Your answer should be the lines below from the one with "-open(p,'w').write(s)" to the one with "TS120 = 0;\n#pragma", both included, given again exactly and with nothing added.

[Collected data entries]
····················

-      fprintf(stderr, "\\n");
-    }
-  }''',1)
-open(p,'w').write(s)
+
+root = sys.argv[1] if len(sys.argv) > 1 else "."
+at = [int(v) for v in (sys.argv[2] if len(sys.argv) > 2 else "0,1,16,32,48,64,80,96,112,124,125,128,133,143").split(",")]
+assert at[0] == 0 and at == sorted(at) and at[-1] < 144 and len(at) <= 20
+p = root + "/pytorch-ardae-vae_amd/csrc/wgrad_x9.hip"
+s = open(p).read()
+
+
+def sub(old, new):
+    global s
+    assert s.count(old) == 1, old
+    s = s.replace(old, new)
+
+
+sub("__global__ __launch_bounds__(256, 1) void wgrad_x9_kernel(",
+    "constexpr int X9_NS = %d;\nconstexpr int X9_AT[X9_NS] = {%s};\n" % (len(at), ", ".join(map(str, at)))
+    + "constexpr int x9_slot(int n) { for (int k = 0; k < X9_NS; ++k) if (X9_AT[k] == n) return k; return -1; }\n"
+    + "__device__ unsigned x9_stamp_out[32];\n"
+    + "__global__ __launch_bounds__(256, 1) void wgrad_x9_kernel(")
+sub("#pragma unroll 1\n    for (int ch = c_begin; ch < c_end; ++ch) {\n",
+    "    unsigned TS[X9_NS] = {0}, TS21 = 0, TS120 = 0;\n#pragma unroll 1\n    for (int ch = c_begin; ch < c_end; ++ch) {\n")
+sub("        constexpr int n = decltype(nn)::value, s = n >> 4, idx = n & 15, a = idx >> 2, b = idx & 3;\n",
+    "        constexpr int n = decltype(nn)::value, s = n >> 4, idx = n & 15, a = idx >> 2, b = idx & 3;\n"
+    "        if constexpr (x9_slot(n) >= 0) {\n"
+    "          const unsigned t = (unsigned)__builtin_readcyclecounter();\n"
+    "          TS[x9_slot(n) >= 0 ? x9_slot(n) : 0] = ch == c_begin + 20 ? t : TS[x9_slot(n) >= 0 ? x9_slot(n) : 0];\n"
+    "          if constexpr (n == 0) { TS21 = ch == c_begin + 21 ? t : TS21; TS120 = ch == c_begin + 120 ? t : TS120; }\n"
+    "        }\n")
+sub('    asm volatile("s_waitcnt vmcnt(0)" ::: "memory");      // (the re-loads of the last trip: nothing uses them)\n',
+    '    asm volatile("s_waitcnt vmcnt(0)" ::: "memory");      // (the re-loads of the last trip: nothing uses them)\n'
+    "    if (blockIdx.x == 7 && tid == 0) {\n"
+    "      static_for<X9_NS>([&](auto kk) { x9_stamp_out[decltype(kk)::value] = TS[decltype(kk)::value]; });\n"
+    "      x9_stamp_out[30] = TS21; x9_stamp_out[31] = TS120;\n"
+    "    }\n")
+sub("  hipLaunchKernelGGL(wgrad_x9_kernel, dim3(b.ntiles * b.splits), dim3(256), 2 * X_BUF_BYTES, st, b);\n",
+    "  hipLaunchKernelGGL(wgrad_x9_kernel, dim3(b.ntiles * b.splits), dim3(256), 2 * X_BUF_BYTES, st, b);\n"
+    "  static int calls = 0;\n"
+    '  if (debug_knob("ARDAE_X9_STAMPS") && ++calls == 40) {\n'
+    "    (void)hipDeviceSynchronize();\n"
+    "    unsigned h[32];\n"
+    "    (void)hipMemcpyFromSymbol(h, HIP_SYMBOL(x9_stamp_out), sizeof h);\n"
+    '    fprintf(stderr, "x9 stamps, cycles (trip 20 of workgroup 7): whole trip %u; 100 trips %u = %.1f per trip; from the stamp in front of MFMA n to the next:", h[30] - h[0], h[31] - h[0], (h[31] - h[0]) / 100.0);\n'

····················

-- Finished task --
-open(p,'w').write(s)
+
+root = sys.argv[1] if len(sys.argv) > 1 else "."
+at = [int(v) for v in (sys.argv[2] if len(sys.argv) > 2 else "0,1,16,32,48,64,80,96,112,124,125,128,133,143").split(",")]
+assert at[0] == 0 and at == sorted(at) and at[-1] < 144 and len(at) <= 20
+p = root + "/pytorch-ardae-vae_amd/csrc/wgrad_x9.hip"
+s = open(p).read()
+
+
+def sub(old, new):
+    global s
+    assert s.count(old) == 1, old
+    s = s.replace(old, new)
+
+
+sub("__global__ __launch_bounds__(256, 1) void wgrad_x9_kernel(",
+    "constexpr int X9_NS = %d;\nconstexpr int X9_AT[X9_NS] = {%s};\n" % (len(at), ", ".join(map(str, at)))
+    + "constexpr int x9_slot(int n) { for (int k = 0; k < X9_NS; ++k) if (X9_AT[k] == n) return k; return -1; }\n"
+    + "__device__ unsigned x9_stamp_out[32];\n"
+    + "__global__ __launch_bounds__(256, 1) void wgrad_x9_kernel(")
+sub("#pragma unroll 1\n    for (int ch = c_begin; ch < c_end; ++ch) {\n",
+    "    unsigned TS[X9_NS] = {0}, TS21 = 0, TS120 = 0;\n#pragma unroll 1\n    for (int ch = c_begin; ch < c_end; ++ch) {\n")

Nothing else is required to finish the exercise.